## Exercise details
Determine how many lines of the listing below hold the string "SparkForest". Reply only with the number.

## Data for review

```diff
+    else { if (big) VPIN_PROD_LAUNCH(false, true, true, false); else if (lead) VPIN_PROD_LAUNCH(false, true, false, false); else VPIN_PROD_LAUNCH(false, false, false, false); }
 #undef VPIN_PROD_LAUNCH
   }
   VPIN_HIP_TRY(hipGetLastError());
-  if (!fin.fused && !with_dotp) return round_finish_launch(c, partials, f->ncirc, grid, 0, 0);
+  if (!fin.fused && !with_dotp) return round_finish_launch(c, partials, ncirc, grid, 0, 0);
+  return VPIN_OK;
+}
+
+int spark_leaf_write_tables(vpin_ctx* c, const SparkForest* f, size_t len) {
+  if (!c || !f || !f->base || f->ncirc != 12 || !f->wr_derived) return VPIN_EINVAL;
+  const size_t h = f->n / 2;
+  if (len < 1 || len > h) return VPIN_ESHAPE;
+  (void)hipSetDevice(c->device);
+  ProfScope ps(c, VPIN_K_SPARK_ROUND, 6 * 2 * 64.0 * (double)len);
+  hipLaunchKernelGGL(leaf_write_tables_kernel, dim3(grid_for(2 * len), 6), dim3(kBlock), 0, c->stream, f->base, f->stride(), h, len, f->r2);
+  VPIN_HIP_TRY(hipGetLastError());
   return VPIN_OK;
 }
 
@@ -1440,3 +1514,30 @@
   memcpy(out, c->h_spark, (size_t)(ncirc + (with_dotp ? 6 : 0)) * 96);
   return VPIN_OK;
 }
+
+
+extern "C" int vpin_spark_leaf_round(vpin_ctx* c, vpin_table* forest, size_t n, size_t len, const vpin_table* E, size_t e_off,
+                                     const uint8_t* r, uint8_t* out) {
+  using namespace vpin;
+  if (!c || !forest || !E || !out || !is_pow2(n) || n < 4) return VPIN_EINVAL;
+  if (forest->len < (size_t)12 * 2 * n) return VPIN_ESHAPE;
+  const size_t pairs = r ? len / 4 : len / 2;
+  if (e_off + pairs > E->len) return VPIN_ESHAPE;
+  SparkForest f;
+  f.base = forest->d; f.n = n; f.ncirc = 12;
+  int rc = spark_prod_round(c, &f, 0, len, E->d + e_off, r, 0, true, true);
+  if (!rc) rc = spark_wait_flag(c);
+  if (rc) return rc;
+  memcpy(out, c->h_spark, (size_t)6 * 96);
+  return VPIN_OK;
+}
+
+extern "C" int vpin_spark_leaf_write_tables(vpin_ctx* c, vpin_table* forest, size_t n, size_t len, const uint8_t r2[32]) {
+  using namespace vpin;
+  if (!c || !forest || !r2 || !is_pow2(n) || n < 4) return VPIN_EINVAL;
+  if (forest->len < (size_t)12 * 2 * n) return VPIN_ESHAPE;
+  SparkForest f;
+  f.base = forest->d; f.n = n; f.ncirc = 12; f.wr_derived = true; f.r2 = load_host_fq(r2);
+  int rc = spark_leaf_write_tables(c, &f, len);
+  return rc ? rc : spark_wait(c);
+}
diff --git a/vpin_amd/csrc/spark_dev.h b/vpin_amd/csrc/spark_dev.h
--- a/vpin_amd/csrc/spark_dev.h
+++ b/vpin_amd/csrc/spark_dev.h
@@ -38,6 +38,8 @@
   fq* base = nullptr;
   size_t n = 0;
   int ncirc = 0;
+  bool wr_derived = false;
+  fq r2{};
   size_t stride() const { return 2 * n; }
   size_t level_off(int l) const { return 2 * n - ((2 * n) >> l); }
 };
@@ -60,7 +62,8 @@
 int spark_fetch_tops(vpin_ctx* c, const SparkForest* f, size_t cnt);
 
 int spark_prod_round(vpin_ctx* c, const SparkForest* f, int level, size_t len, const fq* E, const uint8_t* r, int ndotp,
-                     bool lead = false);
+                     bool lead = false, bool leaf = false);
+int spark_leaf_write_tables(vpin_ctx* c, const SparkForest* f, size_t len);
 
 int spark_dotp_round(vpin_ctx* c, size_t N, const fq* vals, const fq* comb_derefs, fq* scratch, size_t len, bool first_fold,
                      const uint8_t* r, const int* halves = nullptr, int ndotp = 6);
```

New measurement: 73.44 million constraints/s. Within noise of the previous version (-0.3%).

## Exercise solution
6